Sometimes you can talk to someone else or sometimes you can just sit and meditate and reflect on it and that’ll be enough. But the overarching idea is to really bring that self awareness into your interpretation of your child’s meltdown, so that way you have more space to be present for them, help them get through it and then you go back and reflect on your own insecurities or your own flaws that were triggered during their meltdown.

Becoming aware of what triggers you when you have to manage your child’s meltdown will help you bring more awareness to the situation.

The Recap

So let’s recap. The two reasons why meltdowns annoy us so much and the two things that we can do to begin to cope with those meltdowns.

Why Meltdowns Annoy Us

  1. Emotions are messy: Meltdowns are physical manifestation of emotions and we all know that emotions are messy, they’re hard to deal with and they are hard to get through especially when they show up as intensely as they do during a meltdown.
  2. Meltdowns trigger us: Meltdowns trigger our own insecurities. When we’re watching someone else have a meltdown, it triggers our flaws, it triggers our insecurities and it makes us question whether we can help that or not.
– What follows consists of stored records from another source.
@@ -453,6 +525,18 @@
     step(ws[1], G[1], G[0], u0 + 1, std::true_type{});
   }
 }
+
+#ifdef CTDD_RESBLOCK_STAMPS
+#define RM_STAMP(i_)                                                                                                      \
+  do {                                                                                                                    \
+    unsigned long long t_;                                                                                                \
+    asm volatile("s_memtime %0\n\ts_waitcnt lgkmcnt(0)" : "=s"(t_)::"memory");                                            \
+    if (threadIdx.x == 0)                                                                                                 \
+      ((unsigned long long*)((unsigned short*)a.out_bf16 + (size_t)a.B * a.H * a.W * RB_N))[(size_t)blockIdx.x * 16 + (i_)] = t_; \
+  } while (0)
+#else
+#define RM_STAMP(i_)
+#endif
 
 template <bool FULL>
 __global__ __launch_bounds__(RB_THREADS, 1) void k_resblock_mid(const ctdd_resblock_args a) {
@@ -467,10 +551,11 @@
   const unsigned short* s1 = (const unsigned short*)a.s1_bf16 + (size_t)b * HW * C1;
   const unsigned short* s2 = (const unsigned short*)a.s2_bf16 + (size_t)b * HW * C2;
   u32x4 wr[2][3][3];
+  RM_STAMP(0);
 
   rm_wprologue(wr, w1p, nu1a);
-  for (int v = t; v < (L.part >> 4); v += RB_THREADS) *(uint4*)(sm + v * 16) = make_uint4(0, 0, 0, 0);
-  rm_gn1_stats(sm, L, s1, s2, C1, C2, HW, a.G1, a.gamma1, a.beta1, a.eps1);
+  rm_gn1_stats(sm, L, s1, s2, C1, C2, HW, a.G1, a.gamma1, a.beta1, a.eps1, L.part >> 4);
+  RM_STAMP(1);
 
   const int fb = L.slab + lj * RM_RS + lq * 16;
   const int n0 = wv * 48;
@@ -483,18 +568,23 @@
   for (int s = 0; s < (C2 ? 2 : 1); ++s) {
     rm_gn1_apply(sm, L, s ? s2 : s1, s ? C2 : C1, s ? C1 : 0, HW, W);
     __syncthreads();
+    RM_STAMP(2 + 2 * s);
     rt_gemm_rows<FULL, RM_RS, RM_PITCH>(acc, wr, w1p + (size_t)(s ? nu1a : 0) * RT_UNIT, s ? nu1b : nu1a, sm, fb, H);
     __syncthreads();
+    RM_STAMP(3 + 2 * s);
     if (s == 0 && C2) rm_wprologue(wr, w1p + (size_t)nu1a * RT_UNIT, nu1b);
   }
-  const int tw = rt_again(t);
-  const unsigned short* w2p = (const unsigned short*)a.w2 + (size_t)(tw >> 6) * (18 * RT_UNIT + nsk * 1536) + (tw & 63) * 8;
-  u32x4 ws[2][3];
+  auto w2ptr = [&]() {
+    const int tw = rt_again(t);
+    return (const unsigned short*)a.w2 + (size_t)(tw >> 6) * (18 * RT_UNIT + nsk * 1536) + (tw & 63) * 8;
+  };
+  u32x4 ws[RM_SKIP_DEPTH == 1 ? 2 : RM_SKIP_DEPTH][3];
   if (nsk) {
-    rt_wload3(ws[0], w2p + (size_t)18 * RT_UNIT, 0);
-    if (nsk > 1) rt_wload3(ws[1], w2p + (size_t)18 * RT_UNIT, 1);
+#pragma unroll
+    for (int k = 0; k < (RM_SKIP_DEPTH == 1 ? 2 : RM_SKIP_DEPTH); ++k)
+      if (k < nsk) rt_wload3(ws[k], w2ptr() + (size_t)18 * RT_UNIT, k);
   } else {
-    rm_wprologue(wr, w2p, 18);
+    rm_wprologue(wr, w2ptr(), 18);
   }
   const int lj1 = rt_again(lj);
   const bool own1 = lj1 >= 1 && lj1 <= W;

While we’re having those emotions we are kind of having that tug of war with our own needs and helping that other person get their needs met too.

How To Cope With Meltdowns

  1. Develop a feelings vocabulary to communicate: Develop a feeling vocabulary so we can communicate better and communicate our needs better – with the caveat to that is making sure that we listen when someone is telling us how they feel and what they need in a healthy way.
  2. Bring self-awareness into the equation: develop a sense of self awareness, that we begin to understand why someone else’s meltdowns triggers our own flaws and triggers our own insecurities. Once we figure out those insecurities and flaws are, we’re able to be more self aware during a meltdown and realize that when that person is having a hard time, help them get their needs met, and then go back there and address that insecurity or that flaw that came up during the meltdown.

2 thoughts on “Why Meltdowns Are So Annoying & How To Cope With Them!”

  1. Marie L-P says:

    These are really fantastic tips! I really appreciate how you brought self-awareness into the equation. I’ve totally had this experience with my kids meltdowns – part of me knows they are just something that happens, but part of me is also in panic mode as it brings up all of my social anxiety and other “stuff.” This article really helped me think about how to cope better in the future – much appreciated!!

    1. Hi Marie! Welcome to the blog! I’m glad that you enjoyed the tips in the post and that it has given you space to reflect on how to incorporate the tips into your parenting! Thanks so much for reading and for the kind words! I look forward to reading your thoughts on others posts as well!